If all I have is some MTS, a nerite or two, and some day a few RCS? We'll see I guess. I'm hoping all of these will be heavily planted.


----------



## nel (Jan 23, 2016)

I have 1 gallon jar with 10 bloody mary shrimps. No filter, no water changes, just top offs. To be able to do that you need to let the jar get stable for long time (mine I left for 2-3 months) and big, like really big plant mass. I have a "normal" plant (growing like an ivy, something like that) with roots in the jar helping clean it.


----------



## bbroush (Sep 13, 2012)

nel said:


> I have 1 gallon jar with 10 bloody mary shrimps. No filter, no water changes, just top offs. To be able to do that you need to let the jar get stable for long time (mine I left for 2-3 months) and big, like really big plant mass. I have a "normal" plant (growing like an ivy, something like that) with roots in the jar helping clean it.




That's what I was thinking. Do they breed in there?


----------



## nel (Jan 23, 2016)

I don't know, I got them young and they are only for two months there now, so probably soon they should start. It's pretty cold in the jar, so they might be growing a little slowly.


----------



## Fishly (Jan 8, 2010)

There are too many variables to say for certain. With tanks this small, it's always a matter of balance, but the balance varies depending on light, nutrient availability, bioload, etc. You won't know until you try. I say let the plants grow in for at least a month, then add shrimp or snails one at a time a week or two apart. Don't be afraid to push the limits, but take it slow. Only change one thing at a time so if there's a crash you know what caused it.

And make sure you show us the results! There aren't nearly enough jar journals in my opinion.


----------



## bbroush (Sep 13, 2012)

Fishly said:


> There are too many variables to say for certain. With tanks this small, it's always a matter of balance, but the balance varies depending on light, nutrient availability, bioload, etc. You won't know until you try. I say let the plants grow in for at least a month, then add shrimp or snails one at a time a week or two apart. Don't be afraid to push the limits, but take it slow. Only change one thing at a time so if there's a crash you know what caused it.
> 
> 
> 
> And make sure you show us the results! There aren't nearly enough jar journals in my opinion.

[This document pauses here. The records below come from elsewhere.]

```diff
diff --git a/simdjson_b200/csrc/sjb200_scan4.cuh b/simdjson_b200/csrc/sjb200_scan4.cuh
--- a/simdjson_b200/csrc/sjb200_scan4.cuh
+++ b/simdjson_b200/csrc/sjb200_scan4.cuh
@@ -109,13 +109,27 @@
   return r;
 }
 
+SJ_DEV void wait_previous_launch() {
+  sj_griddep_wait();
+  sj_griddep_launch_dependents();
+}
+
+SJ_DEV bool spun_out(uint32_t *spins) {
+  const uint32_t s = ++*spins;
+  if ((s & 0x7FFFFFFFu) <= kSpinLimit4) return false;
+  if (s & 0x80000000u) return true;
+  sj_griddep_wait();
+  *spins = 0x80000000u;
+  return false;
+}
+
 #ifndef SJB200_SCAN4_POLL_SCALE
 #define SJB200_SCAN4_POLL_SCALE 1
 #endif
 SJ_DEV bool wait_bar(sj_mbar_t *bar, uint32_t parity, const ScanParams &p, unsigned ns) {
   uint32_t spins = 0;
   while (!sj_mbar_try_wait(bar, parity)) {
-    if (++spins > kSpinLimit4) {
+    if (spun_out(&spins)) {
       sj_atomic_or(p.flags, kFlagInternal);
       return false;
     }
@@ -739,6 +753,7 @@
     SJ_TRACE4(6);
     SJ_TRACE4(7);
     if (!kEmitW && j >= uint32_t(kLag)) {
+      if (j == uint32_t(kLag)) wait_previous_launch();
       wait_bar(&S->resolved[ne % kNS], (ne / kNS) & 1u, p, 64);
       SJ_TRACE4(8);
       if (!SJB200_SCAN4_TRACE && p.debug != nullptr && warp == 0 && lane == 0) p.debug[uint64_t(S->ticket[ne % kNS]) * 8 + 2] = sj_globaltimer();
@@ -762,6 +777,7 @@
     sj_syncwarp();
     emit_role<kMode>(S, tmap, p, cin, lane, S->ring[warp][0], &S->full[warp][0], full_phase & 1u);
   } else {
+    if (ne < j) wait_previous_launch();
     while (ne < j) {
       wait_bar(&S->resolved[ne % kNS], (ne / kNS) & 1u, p, 64);
       if (kMin) {
@@ -783,6 +799,7 @@
   const uint64_t out_base = cin.count;
   const uint64_t launch_start = uint64_t(p.tile_begin) * kTileBytes;
   uint32_t *stg = reinterpret_cast<uint32_t *>(stage);
+  wait_previous_launch();
   for (;;) {
     uint32_t q = 0;
     if (lane == 0) q = sj_atomic_add(&S->emit_next, 1u);
@@ -793,7 +810,7 @@
       if (sj_mbar_try_wait(&S->resolved[e % kNS], (e / kNS) & 1u)) break;
       const uint32_t done = sj_ld_acquire_u32(&S->scan_done);
       if (done != 0xFFFFFFFFu && e >= done) return;
-      if (++spins > kSpinLimit4) {
+      if (spun_out(&spins)) {
         sj_atomic_or(p.flags, kFlagInternal);
         return;
       }
@@ -866,7 +883,7 @@
         needed = (1u << nk) - 1u;
       }
       if (!sj_any((pend & needed) != 0)) break;
-      if (++spins > kSpinLimit4) {
+      if (spun_out(&spins)) {
         sj_atomic_or(p.flags, kFlagInternal);
         break;
       }
@@ -977,7 +994,10 @@
     sj_syncwarp();
     if (lane == 0) sj_mbar_arrive(&S->resolved[ns]);
     if (!SJB200_SCAN4_TRACE && p.debug != nullptr && lane == 0) p.debug[uint64_t(t) * 8 + 4] = sj_globaltimer();
-    if (t == D.first_elem + D.nelem - 1) finalize_launch(p, D, cin, s_out, cin.count + base + mine_total, lane);
+    if (t == D.first_elem + D.nelem - 1) {
+      wait_previous_launch();
+      finalize_launch(p, D, cin, s_out, cin.count + base + mine_total, lane);
+    }
   }
 }
 
@@ -994,10 +1014,16 @@
   }
 #endif
   uint32_t first_ticket = 0;
-  if (tid == 0) first_ticket = sj_atomic_add(p.ticket, 1u);
+  unsigned long long t_entry = 0;
+  if (tid == 0) {
+    if (p.stamps != nullptr) t_entry = sj_globaltimer();
+    first_ticket = sj_atomic_add(p.ticket, 1u);
+  }
+  if (p.carry_in != nullptr || !p.early_input) wait_previous_launch();
   Carry cin;
   cin.count = 0; cin.state = 0; cin.ttable = 0; cin.flags = 0; cin.reserved = 0;
   if (p.carry_in != nullptr) cin = *p.carry_in;
+  if (tid == 0 && p.stamps != nullptr && first_ticket == 0) p.stamps[0] = t_entry;
   if (tid < unsigned(kNS)) {
     sj_mbar_init(&S->ticket_ready[tid], 1);
     sj_mbar_init(&S->scanned[tid], 1);
@@ -1064,6 +1090,7 @@
     sj_threadfence();
     const uint32_t done = sj_atomic_add(p.ticket + 1, 1u);
     if (done == sj_nctas() - 1) {
+      wait_previous_launch();
       p.ticket[0] = 0;
       p.ticket[1] = 0;
       p.ticket[2] = 0;
@@ -1085,6 +1112,7 @@
           sj_st_sys_u64(rec + 1, w1);
         }
       }
+      if (p.stamps != nullptr) p.stamps[1] = sj_globaltimer();
       sj_threadfence();
     }
   }
diff --git a/simdjson_b200/csrc/sjb200_simt.cuh b/simdjson_b200/csrc/sjb200_simt.cuh
--- a/simdjson_b200/csrc/sjb200_simt.cuh
+++ b/simdjson_b200/csrc/sjb200_simt.cuh
@@ -25,11 +25,18 @@
   pthread_barrier_t bar;
   uint8_t *smem;
 };
+struct GridDep {
+  GridDep *prev = nullptr;
+  std::atomic<unsigned> running{0};
+  std::atomic<unsigned> released{0};
+  std::atomic<uint8_t> *cta_released = nullptr;
+};
 struct ThreadCtx {
   unsigned tid = 0, cta = 0, nctas = 0;
   unsigned phase = 0;
   WarpShared *warp = nullptr;
   CtaShared *ctas = nullptr;
+  GridDep *dep = nullptr;
 };
 extern thread_local ThreadCtx tctx;
 
@@ -138,6 +145,19 @@
   return (unsigned long long)ts.tv_sec * 1000000000ull + (unsigned long long)ts.tv_nsec;
 }
 SJ_DEV uint32_t sj_clock32() { return uint32_t(sj_globaltimer()); }
+
+SJ_DEV void sj_griddep_wait() {
+  const simt::GridDep *d = simt::tctx.dep;
+  if (d == nullptr || d->prev == nullptr) return;
+  while (d->prev->running.load(std::memory_order_acquire) != 0) {
+    struct timespec ts = {0, 20000};
+    nanosleep(&ts, nullptr);
+  }
+}
+SJ_DEV void sj_griddep_launch_dependents() {
+  simt::GridDep *d = simt::tctx.dep;
+  if (d != nullptr && d->cta_released[simt::tctx.cta].exchange(1) == 0) d->released.fetch_add(1);
+}
 
 struct sj_tensor_map {
   const uint8_t *base;
@@ -297,6 +317,8 @@
   return t;
 }
 SJ_DEV uint32_t sj_clock32() { return uint32_t(clock64()); }
+SJ_DEV void sj_griddep_wait() { asm volatile("griddepcontrol.wait;" ::: "memory"); }
+SJ_DEV void sj_griddep_launch_dependents() { asm volatile("griddepcontrol.launch_dependents;" ::: "memory"); }
 
 typedef CUtensorMap sj_tensor_map;
 typedef unsigned long long sj_mbar_t;
diff --git a/simdjson_b200/implementation.py b/simdjson_b200/implementation.py
--- a/simdjson_b200/implementation.py
+++ b/simdjson_b200/implementation.py
@@ -6,6 +6,8 @@
 from .capi import (CAPACITY, EMPTY, MEMALLOC, REGULAR, SUCCESS, UNEXPECTED_ERROR, UNSUPPORTED_ARCHITECTURE, UTF8_ERROR)
 
 _LIB = None
+_DOC_DTYPE = np.dtype([("d_buf", np.uint64), ("len", np.uint64), ("d_idx", np.uint64), ("n_structural_indexes", np.uint32), ("error", np.int32)])
+assert _DOC_DTYPE.itemsize == C.sizeof(capi.Doc) and all(_DOC_DTYPE.fields[f][1] == getattr(capi.Doc, f).offset for f, _ in capi.Doc._fields_)
 
 
 def lib():
@@ -125,16 +127,14 @@
 
     def stage1_device_batch(self, d_bufs, d_idxs, mode=REGULAR, stream=None):
         n = len(d_bufs)
-        docs = (capi.Doc * n)()
-        for i in range(n):
-            docs[i].d_buf = d_bufs[i].data_ptr()
-            docs[i].len = d_bufs[i].numel()
-            docs[i].d_idx = d_idxs[i].data_ptr()
-            docs[i].n_structural_indexes = 0
-        rc = lib().sjb200_stage1_dev_batch(self._ctx, docs, n, mode, _stream_ptr(stream))
+        docs = np.zeros(n, dtype=_DOC_DTYPE)
+        docs["d_buf"] = [b.data_ptr() for b in d_bufs]
+        docs["len"] = [b.numel() for b in d_bufs]
+        docs["d_idx"] = [t.data_ptr() for t in d_idxs]
+        rc = lib().sjb200_stage1_dev_batch(self._ctx, docs.ctypes.data_as(C.POINTER(capi.Doc)), n, mode, _stream_ptr(stream))
         if rc != SUCCESS:
             raise RuntimeError("sjb200_stage1_dev_batch failed: " + self.last_cuda_error())
-        return [(docs[i].error, docs[i].n_structural_indexes) for i in range(n)]
+        return list(zip(docs["error"].tolist(), docs["n_structural_indexes"].tolist()))
 
     def stage1_device_enqueue(self, d_buf, mode=REGULAR, d_idx=None, stream=None):
         if d_idx is None:
```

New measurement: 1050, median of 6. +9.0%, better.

Definitely! Well the nerites have been added, one to each of the columns and 3 to the middle jar, for now. 









I have no idea how he got up there!



 yeah I think I'll give it a month before I either move some cherries over if my colony of 8 does well in my tank or buy some new ones. The 2.5 will definitely become a shrimp home. I'm thinking I might keep that rock in there or to increase the vertical space the shrimp have, or possibly look into getting a new piece of driftwood that would fit in there, who knows which they will like more 









This jar is seriously huge. I really want to utilize the vertical space well. Any ideas? 

Like I said I'll be doing MGOC w/ BDBS cap, so either the black lava will look cool or lame because it will be hard to distinguish from the cap.


----------



## Fishly (Jan 8, 2010)

As a general rule, hardscape should be as tall as possible. In tall tanks, this is especially important. If you want the lava rock to stand out at all, you'll probably have to pile it up pretty high. Use plants that grow straight up like vals, Bacopa, sagitteria, etc. Contrast with one or two small bushy plants like mini pellia, Anubias petite, P. helferi, pennywort, etc. Contrast is important because if everything is tall, then nothing is tall. It's just an overgrown mess.


----------



## kinzo (Apr 18, 2013)

Mini giant cladophora ball (marimo)

DIY Giant Cladophora Ball - Biotope One


----------



## bbroush (Sep 13, 2012)

Fishly said:


> As a general rule, hardscape should be as tall as possible. In tall tanks, this is especially important. If you want the lava rock to stand out at all, you'll probably have to pile it up pretty high. Use plants that grow straight up like vals, Bacopa, sagitteria, etc. Contrast with one or two small bushy plants like mini pellia, Anubias petite, P. helferi, pennywort, etc. Contrast is important because if everything is tall, then nothing is tall. It's just an overgrown mess.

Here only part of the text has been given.